# my friend wants to be a cop



## adamholgersen (Oct 6, 2010)

my friend has a juvenile record for selling his ritalin when he was 16, in school, for like a week. he is a great kid he just made one mistake. when he went to court he was not convicted the charges were dropped he is on the deans list at his college and he just got into Phi Theta Kappa. also he is a major part of the police explorers in his town. he wants to know if he will still become a cop. what he did is completly out of character.


----------



## cc3915 (Mar 26, 2004)

Why can't your friend ask the question himself?


----------



## 7costanza (Aug 29, 2006)

Is your friends name adamholgersen ?


----------



## adamholgersen (Oct 6, 2010)

he doesnt have a computer


----------



## adamholgersen (Oct 6, 2010)

i just really need an answer for him. he is really bumed out


----------



## cc3915 (Mar 26, 2004)

Well let him borrow yours or have him go to the library. If he can't find a way to get answers himself, then he doesn't stand a very good chance on getting a job in law enforcement anyway.


----------



## adamholgersen (Oct 6, 2010)

he is next to me right now i am the one typing because it is my account.


----------



## TopCop24 (Jul 11, 2005)

Who doesn't have access to a computer these days??


----------



## adamholgersen (Oct 6, 2010)

he is here with me if you have any answers on this topic we would really appreciate it.
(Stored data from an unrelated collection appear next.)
class WinoConv:

    def __init__(self, R, s, x, w, bias, y, sp, N, H, W, k_ch, cout, ldy, flops, wsrc, ck, what="", dgrad_of=None):
        self.R, self.lib, self.s, self.x, self.w, self.bias, self.y, self.sp = R, R.lib, s, x, w, bias, y, sp
        self.N, self.H, self.W, self.M, self.k_ch, self.cout, self.ldy = N, H, W, N * H * W, k_ch, cout, ldy
        self.flops, self.wsrc, self.ck, self.what, self.dgrad_of = flops, wsrc, ck, what, dgrad_of
        self.wt = dgrad_of[0] if dgrad_of is not None else w
        self.v = self.v_amax = self.bnred_sums = None

    def run(self, fam, tile=0, fmt=0, keep=False, v_pre=None, x_amax=None, bnred=None):
        if fam == "w2d":
            return self.w2d(tile, keep, v_pre)
        if fam == "w2d_split":
            return self.w2d_split(tile, fmt, keep, v_pre, x_amax)
        if fam in ("w4f", "w4f_vplanes", "w4h"):
            return self.w4f(fam == "w4f_vplanes", bnred, fam == "w4h", x_amax)
        return self.w4() if fam == "w4" else self.w2()

    def _filter(self, kind, build, job=None):
        d = self.dgrad_of
        straight = self.wt.data_ptr() == self.wsrc.data_ptr() and (d is None or (d[1] == self.k_ch and d[2] == self.cout))
        return self.R.derived((self.ck, kind), self.wsrc, build, job if straight else None)

    def _amax_w(self):
        wt = self.wt
        return self.R.derived(((self.ck[0], "a"), "amaxw"), self.wsrc, lambda: absmax(self.R, wt, wt.numel() // 4, 4, 4, self.s, "w"))

    def _counts(self, P):
        return self.sp + 4 * 2 * P * self.cout if self.sp is not None else None

    def w2d(self, tile, keep, v_pre):
        R, lib, s, x, d = self.R, self.lib, self.s, self.x, self.dgrad_of
        N, H, W, M, k_ch, cout, ldy = self.N, self.H, self.W, self.M, self.k_ch, self.cout, self.ldy
        NX, T, Tp = planes2d(lib, tile, N, H, W)

        dg = d is not None and d[1] == k_ch and d[2] == cout
        rows, cols = (d[1], d[2]) if dg else (cout, k_ch)

        def build():
            u, wt = _empty(NX * cout * k_ch, x.device), d[0] if dg else (self.w() if callable(self.w) else self.w)
            kind = "weight_transform_dgrad" if dg else "weight_transform"
            _timed(R, "k_w2d_weight_dgrad" if dg else "k_w2d_weight", 4.0 * (9 + NX) * cout * k_ch, lambda: check(
                w2fn(lib, tile, kind)(wt.data_ptr(), u.data_ptr(), rows, cols, s), "cvk_w2d_" + kind), "byte")
            return u
        U = self._filter("w2d%d" % tile, build, ("w2d", NX * cout * k_ch, rows, cols, tile, int(d is not None)))
        vfl = plane_elems(NX, Tp, k_ch)
        if keep:
            self.v = _empty(vfl, x.device)
        Vt = v_pre if v_pre is not None else self.v
        wsb = (lib.cvk_conv3x3_w6_workspace_bytes if tile == 6 else lib.cvk_conv3x3_w2d_workspace_bytes)(N, H, W, k_ch, cout)
        ws = R.workspace(wsb - (4 * vfl if Vt is not None else 0), x.device)
        V, Mo = (Vt.data_ptr(), ws.data_ptr()) if Vt is not None else (ws.data_ptr(), ws.data_ptr() + 4 * vfl)
        P2 = w2fn(lib, tile, "stat_partials")(N, H, W)
        cnt = self._counts(P2)
        if v_pre is None:
            _timed(R, "k_w2d_input", 4.0 * (M + NX * T) * k_ch, lambda: check(
                w2fn(lib, tile, "input_transform")(x.data_ptr(), V, N, H, W, k_ch, s), "cvk_w2d_input_transform" + self.what), "byte")
        _timed(R, "k_w2d_gemm<128, 32, 2, 2>", self.flops, lambda: check(w2fn(lib, tile, "gemm")(V, U.data_ptr(), Mo, T, k_ch, cout, s), "cvk_w2d_gemm" + self.what),
            executed=2.0 * NX * T * k_ch * cout)
        _timed(R, "k_w2d_output", 4.0 * (NX * T + M) * cout, lambda: check(
            w2fn(lib, tile, "output")(Mo, self.bias, self.y.data_ptr(), self.sp, cnt, N, H, W, k_ch, cout, ldy, s), "cvk_w2d_output" + self.what), "byte")
        return (P2, cnt) if self.sp is not None else None

    def w2d_split(self, tile, fmt, keep, v_pre, x_amax):
        R, lib, s, x, d = self.R, self.lib, self.s, self.x, self.dgrad_of
        N, H, W, M, k_ch, cout, ldy = self.N, self.H, self.W, self.M, self.k_ch, self.cout, self.ldy
        (NX, T, Tp), pdt = planes2d(lib, tile, N, H, W, fmt), _PLANE_DT[fmt]
        tag = "split3" if fmt == 3 else "split2h"
        Cp = lib.cvk_split3_rows_pad(cout, 128)
        wt = self.wt
        am_w = self._amax_w() if fmt == 2 else None

        def build():
            u3 = torch.empty(NX * (k_ch // 32) * fmt * Cp * 32, device=x.device, dtype=pdt)
            amp = am_w.data_ptr() if am_w is not None else None
            rows, cols = (d[1], d[2]) if d is not None else (cout, k_ch)
            _timed(R, ("k_w2d_weight_dgrad+" if d is not None else "k_w2d_weight+") + tag, 4.0 * 9 * cout * k_ch + 2.0 * fmt * NX * cout * k_ch,
                   lambda: check(lib.cvk_w2d_weight_transform_split(fmt, tile, wt.data_ptr(), u3.data_ptr(), amp, rows, cols, int(d is not None), s),
                                 "cvk_w2d_weight_transform_split" + ("(dgrad)" if d is not None else "")), "byte")
            return u3
        U3 = self._filter("w2ds%d_%d" % (fmt, tile), build)
        am_x = x_amax
        if v_pre is not None:
            V3 = v_pre
        else:
            V3 = torch.empty(plane_elems(NX, Tp, k_ch, fmt), device=x.device, dtype=pdt)
            if fmt == 2 and am_x is None:
                am_x = absmax(R, x, M, k_ch, k_ch, s, "x")
            if keep:
                self.v, self.v_amax = V3, am_x
            _timed(R, "k_w2d_input<%s>" % tag, (4.0 * M + 2.0 * fmt * NX * T) * k_ch, lambda: check(
                lib.cvk_w2d_input_transform_split(fmt, tile, x.data_ptr(), V3.data_ptr(), am_x.data_ptr() if am_x is not None else None,
                                                  N, H, W, k_ch, s), "cvk_w2d_input_transform_split" + self.what), "byte")
        ws = R.workspace(4 * NX * T * cout + 1024, x.device)
        _timed(R, "k_gemm_" + tag, self.flops, lambda: check(
            lib.cvk_w2d_gemm_split(fmt, tile, V3.data_ptr(), U3.data_ptr(), ws.data_ptr(), am_x.data_ptr() if am_x is not None else None,
                                   am_w.data_ptr() if am_w is not None else None, NX, T, Tp, k_ch, cout, Cp, s), "cvk_w2d_gemm_split" + self.what),
            executed=2.0 * (6 if fmt == 3 else 3) * NX * Tp * k_ch * Cp)
        P2 = w2fn(lib, tile, "stat_partials")(N, H, W)
        cnt = self._counts(P2)
        _timed(R, "k_w2d_output", 4.0 * (NX * T + M) * cout, lambda: check(
            lib.cvk_w2d_output_plain(tile, ws.data_ptr(), self.bias, self.y.data_ptr(), self.sp, cnt, N, H, W, cout, ldy, s),
            "cvk_w2d_output_plain" + self.what), "byte")
        return (P2, cnt) if self.sp is not None else None

    def w4f(self, vplanes=False, bnred=None, h2=False, x_amax=None):
        R, lib, s, x, d, wt = self.R, self.lib, self.s, self.x, self.dgrad_of, self.wt
        N, H, W, M, k_ch, cout, ldy, flops = self.N, self.H, self.W, self.M, self.k_ch, self.cout, self.ldy, self.flops
        floats, dg, f = lib.cvk_wino4f_weight_floats(cout, k_ch), int(d is not None), "h" if h2 else "f"
        am_w = self._amax_w() if h2 else None

        def build():
            u, name = _empty(floats, x.device), "cvk_wino4%s_weight_transform" % f
            _timed(R, "k_wino4%s_weight" % f, 4.0 * (9 + 18) * cout * k_ch, lambda: check(getattr(lib, name)(
                wt.data_ptr(), u.data_ptr(), *((am_w.data_ptr(),) if h2 else ()), cout, k_ch, dg, s), name + ("(dgrad)" if dg and not h2 else "")), "byte")
            return u
        U = self._filter("w4" + f, build, None if h2 else ("w4f", floats, cout, k_ch, 0, dg))
        am = ()
        if h2:
            am_x = x_amax if x_amax is not None else absmax(R, x, M, k_ch, k_ch, s, "x")
            am = (am_x.data_ptr(), am_w.data_ptr())
        executed = (1.5 if h2 else 0.5) * flops
        Pf = lib.cvk_wino4f_stat_partials(N, H, W)
        cnt = self._counts(Pf)
        if bnred is not None:
            bpart = _empty(2 * Pf * cout, x.device)
            name = "cvk_conv3x3_wino4%s_bnred" % f
            _timed(R, "k_conv3x3_wino4%s<bnred>" % f, flops, lambda: check(getattr(lib, name)(
                x.data_ptr(), U.data_ptr(), self.y.data_ptr(), *am, N, H, W, k_ch, cout, ldy, *bnred, bpart.data_ptr(), R.launch_wgs(), s), name), executed=executed)
            self.bnred_sums = (bpart, Pf)
            return None
        if vplanes:
            self.v = _empty(6 * lib.cvk_wgradp_plane_rows(N, H, W) * k_ch, x.device)
            check(lib.cvk_wgradp_zero_pads_sm(self.v.data_ptr(), N, H, W, k_ch, s), "cvk_wgradp_zero_pads_sm")
            _timed(R, "k_conv3x3_wino4f<vplanes>", flops, lambda: check(
                lib.cvk_conv3x3_wino4f_vplanes(x.data_ptr(), U.data_ptr(), self.bias, self.y.data_ptr(), self.sp, cnt, self.v.data_ptr(), N, H, W,
                                               k_ch, cout, ldy, R.launch_wgs(), s), "cvk_conv3x3_wino4f_vplanes" + self.what), executed=executed)
        else:
            name = "cvk_conv3x3_wino4" + f
            _timed(R, "k_conv3x3_wino4" + f, flops, lambda: check(getattr(lib, name)(
                x.data_ptr(), U.data_ptr(), self.bias, self.y.data_ptr(), self.sp, cnt, *am, N, H, W, k_ch, cout, ldy, R.launch_wgs(), s),
                name + self.what), executed=executed)
        return (Pf, cnt) if self.sp is not None else None

    def w4(self):
        R, lib, s, x, d = self.R, self.lib, self.s, self.x, self.dgrad_of
        N, H, W, M, k_ch, cout, ldy = self.N, self.H, self.W, self.M, self.k_ch, self.cout, self.ldy

        dg = d is not None and d[1] == k_ch and d[2] == cout

        def build():
            u, wt = _empty(6 * cout * 3 * k_ch, x.device), d[0] if dg else (self.w() if callable(self.w) else self.w)
            kind = "weight_transform_dgrad" if dg else "weight_transform"
            _timed(R, "k_wino4_weight_dgrad" if dg else "k_wino4_weight", 4.0 * (9 + 18) * cout * k_ch, lambda: check(getattr(lib, "cvk_wino4_" + kind)(
                wt.data_ptr(), u.data_ptr(), *((d[1], d[2]) if dg else (cout, k_ch)), s), "cvk_wino4_" + kind), "byte")
            return u
        U = self._filter("w4", build)
        ws = R.workspace(lib.cvk_conv3x3_wino4_workspace_bytes(N, H, W, k_ch, ldy), x.device)
        ksplit = lib.cvk_conv3x3_wino4_ksplit(N, H, W, k_ch, ldy)
        _timed(R, conv_kernel_name("wino4", ldy), self.flops, lambda: check(
            lib.cvk_conv3x3_wino4_gemm(x.data_ptr(), U.data_ptr(), ws.data_ptr(), N, H, W, k_ch, cout, ldy, s), "cvk_conv3x3_wino4_gemm" + self.what))
        _timed(R, "k_wino4_output", (4.0 + 6.0 * ksplit) * M * ldy, lambda: check(
            lib.cvk_wino4_output(ws.data_ptr(), self.bias, self.y.data_ptr(), self.sp, N, H, W, cout, ldy, ksplit, s), "cvk_wino4_output"), "byte")

    def w2(self):
        R, lib, s, x = self.R, self.lib, self.s, self.x
        N, H, W, M, k_ch, cout, ldy = self.N, self.H, self.W, self.M, self.k_ch, self.cout, self.ldy

        def build():
            wt = self.w() if callable(self.w) else self.w
            u = _empty(4 * cout * 3 * k_ch, x.device)
            _timed(R, "k_wino_weight", 4.0 * (9 + 12) * cout * k_ch, lambda: check(
                lib.cvk_wino_weight_transform(wt.data_ptr(), u.data_ptr(), cout, k_ch, s), "cvk_wino_weight_transform"), "byte")
            return u
        U = self._filter("w", build)
        ws = R.workspace(lib.cvk_conv3x3_wino_workspace_bytes(N, H, W, ldy), x.device)
        _timed(R, conv_kernel_name("wino", ldy), self.flops, lambda: check(
            lib.cvk_conv3x3_wino_gemm(x.data_ptr(), U.data_ptr(), ws.data_ptr(), N, H, W, k_ch, cout, ldy, s), "cvk_conv3x3_wino_gemm" + self.what))
        _timed(R, "k_wino_output", 12.0 * M * ldy, lambda: check(
            lib.cvk_wino_output(ws.data_ptr(), self.bias, self.y.data_ptr(), self.sp, N, H, W, cout, ldy, s), "cvk_wino_output"), "byte")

---------- Post added at 10:14 ---------- Previous post was at 10:12 ----------

his family doesnt have a whole lot of money. it sounds funny but they dont even have cable


----------



## jettsixx (Dec 10, 2005)

Ok I'll bite, your "friend" would need to take it up with whatever PD he wants to apply to. Are there officers with some sort of record-sure, But with the job marked being what it is in this state he may have a hard time. Does your "friend" know you are asking this question here or are you just asking because you want to know? 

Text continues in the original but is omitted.